# Say a little prayer........



## Lovebirds (Sep 6, 2002)

for one of my youngsters. He's flown up to 100, 178, and 220 miles this year. I sent him to Savannah, GA two weeks ago. He wound up in Cherryville, NC. A very nice man has been taking care of him and is releasing him tomorrow to come home. He's got about 120 miles, give or take, to fly. He should have a tail wind and make it home just fine. I promised Gilbert (the man who has him) I would call when he got home. 
I don't make this call for all of my birds, but I had every intention of moving this guy to my OB race team after young birds, so I have all the faith in the world that he'll make it fine, but there's always those darned old hawks out there, so a short prayer for his flight home would be nice.


----------



## maryjane (Jul 15, 2006)

*BEST OF LUCK, RENEE'S YOUNGSTER!! *May your travels be swift and safe.


----------



## mr squeaks (Apr 14, 2005)

Squeaks and I are adding our HEARTFELT WISHES for

a good tail wind, fair AND friendly skies and a SAFE trip home!!

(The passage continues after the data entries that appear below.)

gif-synthesis-with-discrete-diffusion_b200/csrc/d3pm_stream.cuh:

```cuda
#pragma once

#include <cuda_bf16.h>
#include <cuda_fp16.h>

#include <type_traits>

#include "d3pm_common.cuh"
#include "d3pm_host.h"

namespace d3pm {

constexpr int kStreamThreads = 512;
constexpr int kCoefSmemRows = 256;

template <int NW>
struct StreamSync {
  int id;
  __device__ __forceinline__ void operator()() const {
    if (NW == 1) __syncwarp();
    else asm volatile("bar.sync %0, %1;" ::"r"(id), "n"(32 * NW) : "memory");
  }
};
__device__ __forceinline__ float4 lds4(const float* p) { return *reinterpret_cast<const float4*>(p); }
template <int LD>
struct LogitType {
  static constexpr uint32_t kBytes = LD == D3PM_LOGITS_F32 ? 4u : 2u;
  static __device__ __forceinline__ float2 widen(uint32_t pair) {
    if constexpr (LD == D3PM_LOGITS_BF16) {
      return make_float2(__uint_as_float(pair << 16), __uint_as_float(pair & 0xffff0000u));
    } else {
      return __half22float2(*reinterpret_cast<const __half2*>(&pair));
    }
  }
  static __device__ __forceinline__ void chunk(const float* stage, int q, float2& lo, float2& hi) {
    if constexpr (LD == D3PM_LOGITS_F32) {
      const float4 a = lds4(stage + 4 * q);
      lo = make_float2(a.x, a.y), hi = make_float2(a.z, a.w);
    } else {
      const uint2 raw = *reinterpret_cast<const uint2*>(reinterpret_cast<const unsigned char*>(stage) + 8 * q);
      lo = widen(raw.x), hi = widen(raw.y);
    }
  }
  static __device__ __forceinline__ float one(const float* stage, uint32_t k) {
    if constexpr (LD == D3PM_LOGITS_F32) {
      return stage[k];
    } else {
      const uint32_t h = reinterpret_cast<const unsigned short*>(stage)[k];
      if constexpr (LD == D3PM_LOGITS_BF16) return __uint_as_float(h << 16);
      else return __half2float(__ushort_as_half(static_cast<unsigned short>(h)));
    }
  }
  static __device__ __forceinline__ const void* row(const float* base, unsigned long long elements) {
    return reinterpret_cast<const unsigned char*>(base) + elements * kBytes;
  }
  using Elem = std::conditional_t<LD == D3PM_LOGITS_F32, float, unsigned short>;
  static __device__ __forceinline__ uint32_t narrow2(float lo, float hi) {
    uint32_t bits;
    if constexpr (LD == D3PM_LOGITS_BF16) {
      const __nv_bfloat162 v = __float22bfloat162_rn(make_float2(lo, hi));
      bits = *reinterpret_cast<const uint32_t*>(&v);
    } else {
      const __half2 v = __float22half2_rn(make_float2(lo, hi));
      bits = *reinterpret_cast<const uint32_t*>(&v);
    }
    return bits;
  }
  static __device__ __forceinline__ Elem narrow1(float v) {
    if constexpr (LD == D3PM_LOGITS_F32) return v;
    else if constexpr (LD == D3PM_LOGITS_BF16) return __bfloat16_as_ushort(__float2bfloat16_rn(v));
    else return __half_as_ushort(__float2half_rn(v));
  }
  static __device__ __forceinline__ void store4(Elem* rowp, uint32_t q, const float (&o)[4]) {
    if constexpr (LD == D3PM_LOGITS_F32) {
      st_stream4(rowp + 4 * q, make_float4(o[0], o[1], o[2], o[3]));
    } else {
      st_stream_b64(rowp + 4 * q, narrow2(o[0], o[1]), narrow2(o[2], o[3]));
    }
  }
};
template <int NW>
__device__ __forceinline__ float4 lds_warps(const float* p, float neutral) {
  if (NW == 4) return lds4(p);
  const float2 a = *reinterpret_cast<const float2*>(p);
  return make_float4(a.x, a.y, neutral, neutral);
}

__device__ __forceinline__ float warp_min(float x) {
  float m;
  asm volatile("redux.sync.min.f32 %0, %1, 0xffffffff;" : "=f"(m) : "f"(x));
  return m;
}

template <typename Params>
int launch_persistent(void (*kern)(Params), int threads, size_t smem, const Params& p, cudaStream_t s) {
  const int sms = host::sm_count();
  if (sms == 0) return D3PM_ERR_CUDA;
  if (cudaFuncSetAttribute(kern, cudaFuncAttributeMaxDynamicSharedMemorySize, static_cast<int>(smem)) != cudaSuccess)
    return D3PM_ERR_CUDA;
  kern<<<static_cast<unsigned>(sms), threads, smem, s>>>(p);
  return D3PM_OK;
}

}
```

Measured before the change: 204.3 million.

## Double-buffer survivor lists, interleave scoring, add L2 prefetch and PDL launch

Splits the per-row candidate lists into two buffers so scoring of the previous batch is interleaved with streaming the next rows, replacing the batch-boundary sync-and-score stall. Adds L2 bulk prefetch of upcoming logits rows, switches the redo list to a bitmap, and launches with programmatic dependent launch (griddepcontrol) so consecutive step kernels overlap their prologues. Doubles the survivor-list shared memory and adds more complex scheduling logic. It also adds timing instrumentation behind a macro.

Measured after the change: 205.4 million, median of 6. Within noise of the previous version (+0.6%).

```diff
diff --git a/gif-synthesis-with-discrete-diffusion_b200/csrc/d3pm_ptx.cuh b/gif-synthesis-with-discrete-diffusion_b200/csrc/d3pm_ptx.cuh
--- a/gif-synthesis-with-discrete-diffusion_b200/csrc/d3pm_ptx.cuh
+++ b/gif-synthesis-with-discrete-diffusion_b200/csrc/d3pm_ptx.cuh
@@ -75,7 +75,13 @@
       ::"r"(smem_u32(dst)), "l"(src), "r"(bytes), "r"(smem_u32(bar))
       : "memory");
 }
+__device__ __forceinline__ void prefetch_l2(const void* src, uint32_t bytes) {
+  asm volatile("cp.async.bulk.prefetch.L2.global [%0], %1;" ::"l"(src), "r"(bytes) : "memory");
+}
 __device__ __forceinline__ void fence_proxy_async() { asm volatile("fence.proxy.async.shared::cta;" ::: "memory"); }
+
+__device__ __forceinline__ void griddep_wait() { asm volatile("griddepcontrol.wait;" ::: "memory"); }
+__device__ __forceinline__ void griddep_launch_dependents() { asm volatile("griddepcontrol.launch_dependents;" ::: "memory"); }
 
 __device__ __forceinline__ void tc_fence_before() { asm volatile("tcgen05.fence::before_thread_sync;" ::: "memory"); }
 __device__ __forceinline__ void tc_fence_after() { asm volatile("tcgen05.fence::after_thread_sync;" ::: "memory"); }
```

Look forward to hearing that he made his trip safely home, Renee!

Love and Hugs

Shi & Squeaks


----------



## Reti (Jul 20, 2003)

My prayers are with you and your bird. Please let us know when he gets home.

Reti


----------



## Hillybean (Oct 30, 2005)

Best of luck Renee!

I hope he makes it home safe!
Sending speedy thoughts, for a speedy flight home .

-Hilly


----------



## littlestar (May 11, 2005)

Me say a prayer to that he makes it home safe.


----------



## Lovebirds (Sep 6, 2002)

littlestar said:


> Me say a prayer to that he makes it home safe.


Thanks everyone...........Mary Ann.......give me a call later if you want.......cooking dinner right now.


----------



## kittypaws (Sep 18, 2005)

I hope your little bird gets home safe too... 

Tania xx


----------



## TheSnipes (Apr 9, 2007)

Wings and fingers X'd here!


----------



## Maggie-NC (Jun 22, 2005)

Renee, he'll head my list! Now I'll worry about him until he gets home safely.


----------



## Skyeking (Jan 17, 2003)

Sending my prayer for your bird to come home swiftly and safely!


----------



## Lovebirds (Sep 6, 2002)

Well, we just got home and he's not here yet, but I don't know for SURE that he was even released. Been going back and forth with this guy for over a week about releasing the bird to come home. On the couple of good weather days, for some reason he "couldn't release the bird".......... The other days were either rainy or a very bad head wind, so..........still watching.......


----------



## Lovebirds (Sep 6, 2002)

Well............the bird didn't show up today. I tried calling Gilbert, and only got a voice mail box.......... that's the first time that has happened. He's answered the phone every time I've called him for the past week and a half.
I've got this funny feeling that this man doesn't want to give me my bird back.??
Thing is.......I don't know who he is...........I know his first name and the town he lives in, and I have his phone number, but when I do a search, it comes up with nothing.......so it's either a cell phone or his number is unlisted.
Stay tuned...............


----------



## Maggie-NC (Jun 22, 2005)

Renee, Google has a "reverse" phone check link where you just put in the phone number and they'll give you the name, etc. I can't remember what it is though but a bunch of us exchanged e-mails about it awhile back so maybe someone else can give it to you. Don't know if it works for unlisted #'s or not.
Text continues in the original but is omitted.